基于最优线性滤波的PMU测量Ⅲ:M类算法设计

PMU Measurement Based on Optimal Filtering Ⅲ: M Class Filter Design

本系列论文的前2篇,分别研究同步相量测量单元测量的最优滤波原理和P类测量最优算法的具体设计。该文在此基础上,研究M类测量最优算法的具体设计。与P类测量相比,M类测量是在更高准确度基础上兼顾快速响应,并且增加了公认为最难实现的对带外干扰的抑制要求。为了实现从基波通带到带外干扰阻带的快速衰减,基于奈奎斯特频域抽样定理建立动态相量线性参数模型,并采用以凯撒窗为权重的加权最小二乘算法进行模型参数估计,由此构造原型滤波器,其中频域抽样点个数和凯撒窗阶数构成自由参数集。针对数据上报率分别为50、25和10Hz三种情况,求解最优化问题,给出不同数据长度下最优解的分布,并结合快速响应性能选取最优滤波器长度,构成完整的M类测量优化算法。通过仿真试验评估优化算法的实际测量性能,并与IEEE测量标准提供的参考算法结果进行比较,验证所提出优化算法在测量准确度、使用数据长度和单相测量方面具有的综合性能优势。

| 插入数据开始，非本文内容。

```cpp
__device__ __forceinline__ float aff_sample_bilinear(const float* __restrict__ img, int h, int w,
                                                     float t00, float t01, float t02, float t10,
                                                     float t11, float t12, float u, float v) {
    float gx = fmaf(1.0f, t02, fmaf(v, t01, u * t00));
    float gy = fmaf(1.0f, t12, fmaf(v, t11, u * t10));
    const float fw = (float)w, fh = (float)h;
    gx = 2.0f * gx / fw - 1.0f;
    gy = 2.0f * gy / fh - 1.0f;
    const float ix = fmaf(gx + 1.0f, fw * 0.5f, -0.5f);
    const float iy = fmaf(gy + 1.0f, fh * 0.5f, -0.5f);
    const float x0f = floorf(ix), y0f = floorf(iy);
    const float x1f = x0f + 1.0f, y1f = y0f + 1.0f;
    const float wx1 = ix - x0f, wx0 = x1f - ix, wy1 = iy - y0f, wy0 = y1f - iy;
    const float nw = wx0 * wy0, ne = wx1 * wy0, sw = wx0 * wy1, se = wx1 * wy1;
    const float cx0 = fminf(fmaxf(x0f, -2.0f), fw + 1.0f), cy0 = fminf(fmaxf(y0f, -2.0f), fh + 1.0f);
    const int x0 = (int)cx0, y0 = (int)cy0, x1 = x0 + 1, y1 = y0 + 1;
    const bool xin0 = (x0 >= 0) & (x0 < w), xin1 = (x1 >= 0) & (x1 < w);
    const bool yin0 = (y0 >= 0) & (y0 < h), yin1 = (y1 >= 0) & (y1 < h);
    const float vnw = (xin0 & yin0) ? img[(size_t)y0 * w + x0] : 0.0f;
    const float vne = (xin1 & yin0) ? img[(size_t)y0 * w + x1] : 0.0f;
    const float vsw = (xin0 & yin1) ? img[(size_t)y1 * w + x0] : 0.0f;
    const float vse = (xin1 & yin1) ? img[(size_t)y1 * w + x1] : 0.0f;
    return fmaf(vse, se, fmaf(vsw, sw, fmaf(vne, ne, vnw * nw)));
}

__device__ __forceinline__ float aff_sample_bilinear_tile(const float* tile, const AffTile tl, const float* __restrict__ img, int h, int w,
                                                          float t00, float t01, float t02, float t10, float t11, float t12, float u, float v) {
    float gx = fmaf(1.0f, t02, fmaf(v, t01, u * t00));
    float gy = fmaf(1.0f, t12, fmaf(v, t11, u * t10));
    const float fw = (float)w, fh = (float)h;
    gx = 2.0f * gx / fw - 1.0f;
    gy = 2.0f * gy / fh - 1.0f;
    const float ix = fmaf(gx + 1.0f, fw * 0.5f, -0.5f);
    const float iy = fmaf(gy + 1.0f, fh * 0.5f, -0.5f);
    const float x0f = floorf(ix), y0f = floorf(iy);
    const float x1f = x0f + 1.0f, y1f = y0f + 1.0f;
    const float wx1 = ix - x0f, wx0 = x1f - ix, wy1 = iy - y0f, wy0 = y1f - iy;
    const float nw = wx0 * wy0, ne = wx1 * wy0, sw = wx0 * wy1, se = wx1 * wy1;
    const float cx0 = fminf(fmaxf(x0f, -2.0f), fw + 1.0f), cy0 = fminf(fmaxf(y0f, -2.0f), fh + 1.0f);
    const int x0 = (int)cx0, y0 = (int)cy0;
    const int lx = x0 - tl.x0, ly = y0 - tl.y0;
    float vnw, vne, vsw, vse;
    if (lx >= 0 && ly >= 0 && lx + 1 < tl.tw && ly + 1 < tl.th) {
        const float* p = tile + ly * tl.tw + lx;
        vnw = p[0]; vne = p[1]; vsw = p[tl.tw]; vse = p[tl.tw + 1];
    } else {
        const int x1 = x0 + 1, y1 = y0 + 1;
        const bool xin0 = (x0 >= 0) & (x0 < w), xin1 = (x1 >= 0) & (x1 < w);
        const bool yin0 = (y0 >= 0) & (y0 < h), yin1 = (y1 >= 0) & (y1 < h);
        vnw = (xin0 & yin0) ? img[(size_t)y0 * w + x0] : 0.0f;
        vne = (xin1 & yin0) ? img[(size_t)y0 * w + x1] : 0.0f;
        vsw = (xin0 & yin1) ? img[(size_t)y1 * w + x0] : 0.0f;
        vse = (xin1 & yin1) ? img[(size_t)y1 * w + x1] : 0.0f;
    }
    return fmaf(vse, se, fmaf(vsw, sw, fmaf(vne, ne, vnw * nw)));
}
```

affnet_amd/csrc/context.hip:

```cpp
#include <stdarg.h>

#include "common.h"

int aff_fail(affnet_ctx* ctx, int code, const char* fmt, ...) {
    char buf[1024];
    va_list ap;
    va_start(ap, fmt);
    vsnprintf(buf, sizeof(buf), fmt, ap);
    va_end(ap);
    if (ctx) ctx->err = buf;
    return code;
}

__global__ __launch_bounds__(256) void aff_zero_kernel(unsigned char* __restrict__ p, size_t bytes) {
    const size_t head = ((16 - ((size_t)p & 15)) & 15) < bytes ? ((16 - ((size_t)p & 15)) & 15) : bytes;
    const size_t n16 = (bytes - head) / 16, tail0 = head + n16 * 16;
    uint4* q = reinterpret_cast<uint4*>(p + head);
    for (size_t i = (size_t)blockIdx.x * 256 + threadIdx.x; i < n16; i += (size_t)gridDim.x * 256) q[i] = make_uint4(0u, 0u, 0u, 0u);
    if (blockIdx.x == 0) {
        for (size_t i = threadIdx.x; i < head; i += 256) p[i] = 0;
        for (size_t i = tail0 + threadIdx.x; i < bytes; i += 256) p[i] = 0;
    }
}

__global__ __launch_bounds__(256) void aff_zero_multi_kernel(AffZeroSegs z) {
    unsigned char* p = z.p[blockIdx.y];
    const size_t bytes = z.bytes[blockIdx.y];
    const size_t head = ((16 - ((size_t)p & 15)) & 15) < bytes ? ((16 - ((size_t)p & 15)) & 15) : bytes;
    const size_t n16 = (bytes - head) / 16, tail0 = head + n16 * 16;
    uint4* q = reinterpret_cast<uint4*>(p + head);
    for (size_t i = (size_t)blockIdx.x * 256 + threadIdx.x; i < n16; i += (size_t)gridDim.x * 256) q[i] = make_uint4(0u, 0u, 0u, 0u);
    if (blockIdx.x == 0) {
        for (size_t i = threadIdx.x; i < head; i += 256) p[i] = 0;
        for (size_t i = tail0 + threadIdx.x; i < bytes; i += 256) p[i] = 0;
    }
}

int aff_zero_multi_async(affnet_ctx* ctx, const AffZeroSegs& z, hipStream_t st) {
    if (z.overflow) return aff_fail(ctx, AFFNET_ERR_INVALID, "internal: more than 8 areas in one fused clear (AffZeroSegs)");
    if (z.n <= 0) return AFFNET_OK;
    size_t blocks = 1;
    for (int i = 0; i < z.n; ++i) {
        const size_t b = (z.bytes[i] / 16 + 255) / 256;
        blocks = b > blocks ? b : blocks;
    }
    blocks = blocks > 2048 ? 2048 : blocks;
    hipLaunchKernelGGL(aff_zero_multi_kernel, dim3((unsigned)blocks, (unsigned)z.n), dim3(256), 0, st, z);
    AFF_LAUNCH_CHECK(ctx);
    return AFFNET_OK;
}

__global__ __launch_bounds__(256) void aff_copy2d_kernel(uint32_t* __restrict__ dst, size_t dpitch_w, const uint32_t* __restrict__ src, size_t spitch_w,
                                                         size_t width_w) {
    const uint32_t* s = src + (size_t)blockIdx.y * spitch_w;
    uint32_t* d = dst + (size_t)blockIdx.y * dpitch_w;
    for (size_t i = (size_t)blockIdx.x * 256 + threadIdx.x; i < width_w; i += (size_t)gridDim.x * 256) d[i] = s[i];
}

int aff_zero_async(affnet_ctx* ctx, void* dst, size_t bytes, hipStream_t st) {
    if (!dst || bytes == 0) return AFFNET_OK;
    size_t blocks = (bytes / 16 + 255) / 256;
    blocks = blocks < 1 ? 1 : (blocks > 4096 ? 4096 : blocks);
    hipLaunchKernelGGL(aff_zero_kernel, dim3((unsigned)blocks), dim3(256), 0, st, (unsigned char*)dst, bytes);
    AFF_LAUNCH_CHECK(ctx);
    return AFFNET_OK;
}
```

In Part I and Part II of the three-part paper set, optimal filter design criteria for phasor measurement unit measurement, and practical method designing optimal algorithm for P class have proposed respectively, Part III continues to deal with the practical design of optimal algorithm for M-class measurement. As compared with P class, M class is required to be of higher precision, and an additional ability of rejecting out-of-band （OOB） interference, where OOB rejection is generally acknowledged as most challenging. In order to achieve fast decay from the edge of fundamental passband to the OOB stopband, the prototype filter was constructed from the dynamic phasor model based on frequency domain Nyquist sampling theorem and the parameter estimator based on Kaiser window weighted least square （WLS） method. The free parameter set to be optimized consists of the dynamic phasor model order and the Kaiser window order. The optimization results as functions of data length were provided for the cases of reporting rate equals to 50, 25 and 10Hz respectively. The optimal M-class algorithm for each reporting rate was recommended trading off measurement precision and data length. Excellent performance of the proposed optimal algorithms were verified with simulations, and their superiority in measurement precision, response time, and single-phase applicability is highlighted as compared with the reference algorithms recommended in IEEE.C37.118.1 a.